Expat Books

I have claimed that no book has helped me more in my adjustment to life in the UK than Kate Fox’s “Watching the English” and I stand by that assessment. However, I do also love to read less scholarly books about travel and relocation, and I just finished a few. I refer the reader back to my favorite travel memoirs, which still stand–these new kids on the block (ha! everything old is new again) are nothing compared with my classics.

  • “Our own piece of Paris” by Ellie Nielson. A mildly amusing tale of an Australian family’s quest to find the perfect apartment in Paris. They have all the money in the world and a quite surreal lifestyle as far as I can tell. Two stars out of four.
  • “La vie Parisienne” by Janelle McCulloch. The book is beautifully produced and seems promising until it’s read. The author is affectatious and irritating at times, but the late chapters on the expat life are some of the truest words I have seen in print on this experience. One and a half stars of four.

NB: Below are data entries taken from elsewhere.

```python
def prof_collect(cls: int):
    ms, n, w = _f64(), _i64(), _f64()
    call('u3d_prof_collect', cls, C.byref(ms), C.byref(n), C.byref(w))
    return ms.value, n.value, w.value
```

unidet3d_amd/csrc/gemm.hip:

```cpp
#include "gemm_common.h"

namespace u3d {

#define U3D_MFMA32(a, b, c) __builtin_amdgcn_mfma_f32_32x32x2f32((a), (b), (c), 0, 0, 0)

constexpr int GLD = GK + 4;


template <int TN, int EPI, int TM = GT>
__global__ __launch_bounds__(256) void gemm_nt_k(const float* __restrict__ A, const float* __restrict__ W, const float* __restrict__ bias,
                                                 float* __restrict__ C, int64_t M, int N, int K, const float* __restrict__ aux,
                                                 float* __restrict__ pre) {
    constexpr int NB = TN / 64, TA = TM / 64;
    __shared__ __attribute__((aligned(16))) float As[2][TM * GLD];
    __shared__ __attribute__((aligned(16))) float Bs[2][TN * GLD];
    const int tid = threadIdx.x, lane = tid & 63;
    const int wave = __builtin_amdgcn_readfirstlane(tid >> 6);
    const int wr = wave >> 1, wc = wave & 1, i32 = lane & 31, kh = lane >> 5;
    const int nt_ = (N + TN - 1) / TN;
    const int64_t wid_ = xcd_swizzle(blockIdx.x, gridDim.x);
    const int64_t m0 = (wid_ / nt_) * TM;
    const int n0 = (int)(wid_ % nt_) * TN;
    const int rows_a = (int)min((int64_t)TM, M - m0), rows_b = min(TN, N - n0);
    const __amdgpu_buffer_rsrc_t rs_a = make_rsrc(A + m0 * K, (int64_t)rows_a * K * 4);
// ... 419 lines not shown
            lstore();
            if (t + 2 < nt) gload(t + 2);
        }
        __syncthreads();
    }
    const int64_t pstride = (int64_t)N * K + (colsum ? N : 0);
    const __amdgpu_buffer_rsrc_t rs_o = make_rsrc(partial + (int64_t)split * pstride, (int64_t)N * K * 4);
#pragma unroll
    for (int b = 0; b < NB; ++b) {
        const int k = k0 + 16 * (wc * NB + b) + t16;
        const int vo = k < K ? ((n0 + 4 * g) * K + k) * 4 : 0x7fffffff;
#pragma unroll
        for (int a = 0; a < NA; ++a)
#pragma unroll
            for (int r = 0; r < 4; ++r) {
                float v = acc[a][b][r] + lo[a][b][r];
                asm volatile("" : "+v"(v));
                __builtin_amdgcn_raw_buffer_store_b32(__builtin_bit_cast(unsigned, v), rs_o, vo, (16 * (wr * NA + a) + r) * K * 4, 0);
            }
    }
    if (colsum && k0 == 0) {
#pragma unroll
        for (int c = 0; c < 4; ++c) csum_s[rowa][ca4 * 4 + c] = cs[c];
        __syncthreads();
        if (tid < TA && n0 + tid < N) {
            float v = 0.f;
#pragma unroll
            for (int r = 0; r < RPA; ++r) v += csum_s[r][tid];
            partial[(int64_t)split * pstride + (int64_t)N * K + n0 + tid] = v;
        }
    }
}


__global__ __launch_bounds__(256) void gemm_tn_bf16_k(const float* __restrict__ A, const float* __restrict__ B, float* __restrict__ partial,
                                                      int colsum, int64_t M, int N, int K, int64_t rows_per_split) {
    __shared__ __attribute__((aligned(16))) __bf16 As[2][TKH * TLH];
    __shared__ __attribute__((aligned(16))) __bf16 Bs[2][TKH * TLH];
    __shared__ float csum_s[8][GT];
    const int tid = threadIdx.x, lane = tid & 63;
    const int wave = __builtin_amdgcn_readfirstlane(tid >> 6);
    const int wr = wave >> 1, wc = wave & 1, i32 = lane & 31, kh = lane >> 5;
    const int n0 = blockIdx.x * GT, k0 = blockIdx.y * GT;
    const int64_t mlo = (int64_t)blockIdx.z * rows_per_split;
    const int64_t mhi = min(M, mlo + rows_per_split);
    const int rows = (int)max((int64_t)0, mhi - mlo);
    const int srow = tid >> 5, sc4 = tid & 31;
    const __amdgpu_buffer_rsrc_t rs_a = make_rsrc(A + mlo * N, (int64_t)rows * N * 4);
    const __amdgpu_buffer_rsrc_t rs_b = make_rsrc(B + mlo * K, (int64_t)rows * K * 4);
    const int va = n0 + sc4 * 4 < N ? (srow * N + n0 + sc4 * 4) * 4 : 0x7fffffff;
    const int vb = k0 + sc4 * 4 < K ? (srow * K + k0 + sc4 * 4) * 4 : 0x7fffffff;
    const bool ca = va != 0x7fffffff, cb = vb != 0x7fffffff;
    f32x4 ra[4], rb[4];
    f32x4 cs = {0.f, 0.f, 0.f, 0.f};
    auto gload = [&](int t) {
#pragma unroll
        for (int j = 0; j < 4; ++j) {
            ra[j] = bload128(rs_a, ca ? va + j * 8 * N * 4 : va, t * (TKH * N * 4));
            rb[j] = bload128(rs_b, cb ? vb + j * 8 * K * 4 : vb, t * (TKH * K * 4));
        }
    };
    auto lstore = [&](int buf) {
#pragma unroll
        for (int j = 0; j < 4; ++j) {
            cs += ra[j];
            *reinterpret_cast<bf16x4*>(&As[buf][(srow + 8 * j) * TLH + sc4 * 4]) = bf16x4{(__bf16)ra[j][0], (__bf16)ra[j][1], (__bf16)ra[j][2], (__bf16)ra[j][3]};
// ... 219 lines not shown
        case 0: launch_nt<0>(A, W, bias, C, M, N, K, aux, pre, plan, s, wplanes); break;
        case 1: launch_nt<1>(A, W, bias, C, M, N, K, aux, pre, plan, s, wplanes); break;
        case 2: launch_nt<2>(A, W, bias, C, M, N, K, aux, pre, plan, s, wplanes); break;
        case 3: launch_nt<3>(A, W, bias, C, M, N, K, aux, pre, plan, s, wplanes); break;
        case 4: launch_nt<4>(A, W, bias, C, M, N, K, aux, pre, plan, s, wplanes); break;
        default: launch_nt<5>(A, W, bias, C, M, N, K, aux, pre, plan, s, wplanes); break;
    }
    return check_launch("gemm_nt");
}

static bool tn_x3_on() { static const int on = [] { const char* e = getenv("U3D_TN_X3"); return e ? atoi(e) : 1; }(); return on != 0 && fp32_x3(); }
static int tn_x3_ta(int N, int K) { return tn_tile(N, K) == GT ? 128 : 64; }
static int tn_x3_splits(int64_t M, int N, int K) {
    const int64_t tiles = ceil_div(N, tn_x3_ta(N, K)) * ceil_div(K, 64);
    return tn_clamp_splits(ceil_div(768, tiles), M, TXK);
}

static int tn_plan(int64_t M, int N, int K, bool bf, TnPlan* plan) {
    if (M <= 0 || N <= 0 || K <= 0) return U3D_EINVAL;
    if (N % 4 || K % 4) { set_error("gemm_tn: N=%d, K=%d must be multiples of 4", N, K); return U3D_EUNSUPPORTED; }
    const bool x3 = !bf && tn_x3_on();
    const int T = bf ? GT : tn_tile(N, K);
    const int S = x3 ? tn_x3_splits(M, N, K) : tn_splits(M, N, K, T, bf);
    const int64_t rps = x3 ? ceil_div(ceil_div(M, S), TXK) * TXK : ceil_div(ceil_div(M, S), GK) * GK;
    if (!tn_offsets_ok("gemm_tn", M, N, K, rps)) return U3D_EUNSUPPORTED;
    plan->kernel = x3 ? U3D_GEMM_X3 : (bf ? U3D_GEMM_B16 : U3D_GEMM_NATIVE);
    plan->ta = x3 ? tn_x3_ta(N, K) : T;
    plan->tb = x3 ? 64 : T;
    plan->splits = S;
    plan->rows_per_split = rps;
    return U3D_OK;
}

}

using namespace u3d;

extern "C" {


int u3d_gemm_nt(const float* A, const float* W, const float* bias, float* C, int64_t M, int N, int K, const void* w_planes, double flops_hint,
                u3d_stream_t stream) {
    return gemm_nt_epi(A, W, bias, C, M, N, K, 0, nullptr, nullptr, w_planes, flops_hint, (hipStream_t)stream);
}

int u3d_linear_act(const float* X, const float* W, const float* bias, int act, float* pre, float* Y, int64_t M, int N, int K,
                   const void* w_planes, double flops_hint, u3d_stream_t stream) {
    const int bf = (act & U3D_BF16_OPERANDS) ? 8 : 0;
    act &= ~U3D_BF16_OPERANDS;
    if (act < 0 || act > 2) return U3D_EINVAL;
    return gemm_nt_epi(X, W, bias, Y, M, N, K, act | bf, nullptr, pre, w_planes, flops_hint, (hipStream_t)stream);
}

int u3d_linear_dact(const float* dY, const float* Wt, const float* aux, int act, float* dX, int64_t M, int N, int K, const void* w_planes,
                    double flops_hint, u3d_stream_t stream) {
    const int bf = (act & U3D_BF16_OPERANDS) ? 8 : 0;
    act &= ~U3D_BF16_OPERANDS;
    if (act < 0 || act > 2) return U3D_EINVAL;
    return gemm_nt_epi(dY, Wt, nullptr, dX, M, N, K, (act == 0 ? 0 : act + 2) | bf, aux, nullptr, w_planes, flops_hint, (hipStream_t)stream);
}

int u3d_gemm_nt_add(const float* A, const float* W, const float* addend, int flags, float* C, int64_t M, int N, int K, const void* w_planes,
                    double flops_hint, u3d_stream_t stream) {
    return gemm_nt_epi(A, W, nullptr, C, M, N, K, 5 | ((flags & U3D_BF16_OPERANDS) ? 8 : 0), addend, nullptr, w_planes, flops_hint, (hipStream_t)stream);
}

// ... 40 lines not shown
        if (plan.ta == 128) hipLaunchKernelGGL((gemm_tn_x3_k<128, 64>), dim3(grid), dim3(256), 0, s, A, B, (float*)ws, colsum_A ? 1 : 0, M, N, K, rps, S);
        else hipLaunchKernelGGL((gemm_tn_x3_k<64, 64>), dim3(grid), dim3(256), 0, s, A, B, (float*)ws, colsum_A ? 1 : 0, M, N, K, rps, S);
    } else if (plan.kernel == U3D_GEMM_B16) hipLaunchKernelGGL(gemm_tn_bf16_k, dim3((unsigned)ceil_div(N, GT), (unsigned)ceil_div(K, GT), S), dim3(256), 0, s, A, B, (float*)ws, colsum_A ? 1 : 0, M, N, K, rps);
    else {
        const unsigned grid = tn_grid(S, N, K, plan.ta, plan.tb);
        if (plan.ta == 64) hipLaunchKernelGGL(gemm_tn_k<64>, dim3(grid), dim3(256), 0, s, A, B, (float*)ws, colsum_A ? 1 : 0, M, N, K, rps, S);
        else hipLaunchKernelGGL(gemm_tn_k<GT>, dim3(grid), dim3(256), 0, s, A, B, (float*)ws, colsum_A ? 1 : 0, M, N, K, rps, S);
    }
    launch_tn_reduce((const float*)ws, S, N, K, C, colsum_A, s);
    return check_launch("gemm_tn");
}

int u3d_gemm_nt_plan(int64_t M, int N, int K, int flags, int* kernel, int* tile_m, int* tile_n) {
    if (flags & ~U3D_BF16_OPERANDS) return U3D_EINVAL;
    NtPlan plan;
    if (const int rc = nt_plan(M, N, K, (flags & U3D_BF16_OPERANDS) != 0, &plan)) return rc;
    if (kernel) *kernel = plan.kernel;
    if (tile_m) *tile_m = NT_TM[plan.tile];
    if (tile_n) *tile_n = NT_TN[plan.tile];
    return U3D_OK;
}

int u3d_gemm_tn_plan(int64_t M, int N, int K, int bf16_operands, int* kernel, int* tile_n, int* tile_k, int* splits, int64_t* rows_per_split) {
    TnPlan plan;
    if (const int rc = tn_plan(M, N, K, bf16_operands != 0, &plan)) return rc;
    if (kernel) *kernel = plan.kernel;
    if (tile_n) *tile_n = plan.ta;
    if (tile_k) *tile_k = plan.tb;
    if (splits) *splits = plan.splits;
    if (rows_per_split) *rows_per_split = plan.rows_per_split;
    return U3D_OK;
}

int u3d_gelu_fwd(const float* h, float* a, int64_t n, u3d_stream_t stream) {
    if (!h || !a || n <= 0 || n % 4) return U3D_EINVAL;
    int64_t g = ceil_div(n / 4, 256);
    hipLaunchKernelGGL(gelu_fwd_k, dim3((unsigned)(g > 8192 ? 8192 : g)), dim3(256), 0, (hipStream_t)stream, (const float4*)h, (float4*)a, n / 4);
    return check_launch("gelu_fwd");
}

int u3d_gelu_bwd(const float* da, const float* h, float* dh, int64_t n, u3d_stream_t stream) {
    if (!da || !h || !dh || n <= 0 || n % 4) return U3D_EINVAL;
    int64_t g = ceil_div(n / 4, 256);
    hipLaunchKernelGGL(gelu_bwd_k, dim3((unsigned)(g > 8192 ? 8192 : g)), dim3(256), 0, (hipStream_t)stream, (const float4*)da, (const float4*)h, (float4*)dh, n / 4);
    return check_launch("gelu_bwd");
}

int u3d_gemm_tn(const float* A, const float* B, float* C, float* colsum_A, int64_t M, int N, int K, void* ws, double flops_hint,
                u3d_stream_t stream) {
    return gemm_tn_impl(A, B, C, colsum_A, M, N, K, ws, flops_hint, stream, false);
}

int u3d_gemm_tn_bf16(const float* A, const float* B, float* C, float* colsum_A, int64_t M, int N, int K, void* ws, double flops_hint,
                     u3d_stream_t stream) {
    return gemm_tn_impl(A, B, C, colsum_A, M, N, K, ws, flops_hint, stream, true);
}

int u3d_transpose(const float* in, float* out, int R, int C, u3d_stream_t stream) {
    if (!in || !out || R <= 0 || C <= 0) return U3D_EINVAL;
    hipLaunchKernelGGL(transpose_k, dim3((C + 31) / 32, (R + 31) / 32), dim3(256), 0, (hipStream_t)stream, in, out, R, C);
    return check_launch("transpose");
}

int u3d_weight_planes_batch(const void* desc, int n_desc, int64_t total_blocks, u3d_stream_t stream) {
    if (!desc || n_desc <= 0 || total_blocks <= 0 || total_blocks >= 0x7fffffffLL) return U3D_EINVAL;
    hipLaunchKernelGGL(planes_batch_k, dim3((unsigned)total_blocks), dim3(256), 0, (hipStream_t)stream, (const PlDesc*)desc, n_desc);
// ... 11 lines not shown
```

unidet3d_amd/dense.py:

```python
from __future__ import annotations

import os

import torch

from . import _lib as L
from . import precision as P
from . import account
from . import wgrad_stream as WS

_PROFILE_FLOPS = False


def set_profile_flops(on: bool):
    global _PROFILE_FLOPS
    _PROFILE_FLOPS = bool(on)


ACT_NONE, ACT_RELU, ACT_GELU = 0, 1, 2
EPI_BIAS, EPI_RELU, EPI_RELU_MASK, EPI_ADD = 0, 1, 3, 5
EPI_GELU_MASK = 4


def _book(M, N, K, nbytes=None, extra_mn=0):
# ... 230 lines not shown
    dx = torch.empty_like(x)
    dg = torch.empty(C, dtype=torch.float32, device=x.device)
    db = torch.empty(C, dtype=torch.float32, device=x.device)
    if M:
        ws = L.scratch(L.lib().u3d_layer_norm_ws_bytes(M, C), x.device)
        L.call('u3d_layer_norm_bwd', L.ptr(x), L.ptr(dy), L.ptr(gamma), L.ptr(stats), M, C, L.ptr(dx), L.ptr(dg), L.ptr(db), L.ptr(ws),
               L.stream())
    else:
        dg.zero_(); db.zero_()
    return dx, dg, db


def _gelu_pass(name, *ts):
    out = torch.empty_like(ts[0])
    if out.numel():
        L.call(name, *[L.ptr(t) for t in ts], L.ptr(out), out.numel(), L.stream())
    return out


def _input_grad(flow, dy, weight, wt=None, wt_planes=None, epi=EPI_BIAS, aux=None, out_bf16=False):
    wt, wt_planes = _transposed(weight, flow.q, wt, wt_planes)
    return flow.nt(_pad_cols(dy, flow.q), wt, None, epi, aux, out_bf16, wt_planes)


def _weight_grad(flow, dy, x, want_bias):
    N = dy.shape[1]
    dyp = _pad_cols(dy, flow.tn_q(dy))
    dw, db = flow.tn(dyp, x, want_bias)
    if dyp is not dy:
        dw, db = dw[:N].contiguous(), (db[:N].contiguous() if db is not None else None)
    return dw, db


def _weight_grad_overlapped(flow, dy, x, want_bias, weight, bias):
    if not (WS.mode() == 2 and _OVERLAP_TN and dy.is_cuda and WS.async_dw_ok(weight, bias)):
        return _weight_grad(flow, dy, x, want_bias)
    _, grads = WS.run_on_side_stream(dy.device, lambda: _weight_grad(flow, dy, x, want_bias), reads=(dy, x))
    WS.queue_join(dy.device)
    return grads


_OVERLAP_TN = os.environ.get('U3D_OVERLAP_TN', '1') != '0'
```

The odd thing about both of the above-mentioned books is that the concern Aussies in Paris, which is also the subject of Sarah Turnbull’s “Almost French” from my original list (which are all four stars). What I really need are more wry commentaries on Americans trying to live in the UK, where on earth are they?

2 responses to “Expat Books

  1. You might be interested in my American friend Michael Harling’s book ‘Postcards From Across the Pond’, which is based upon his blog at http://www.lindenwald.com . Mike writes well with subtle Brysonesque good humour about his life in Britain: while some things continue to surprise him, on the whole he appears to love it over here.

  2. I haven’t read it, but there’s Bill Bryson’s Notes on a Small Country.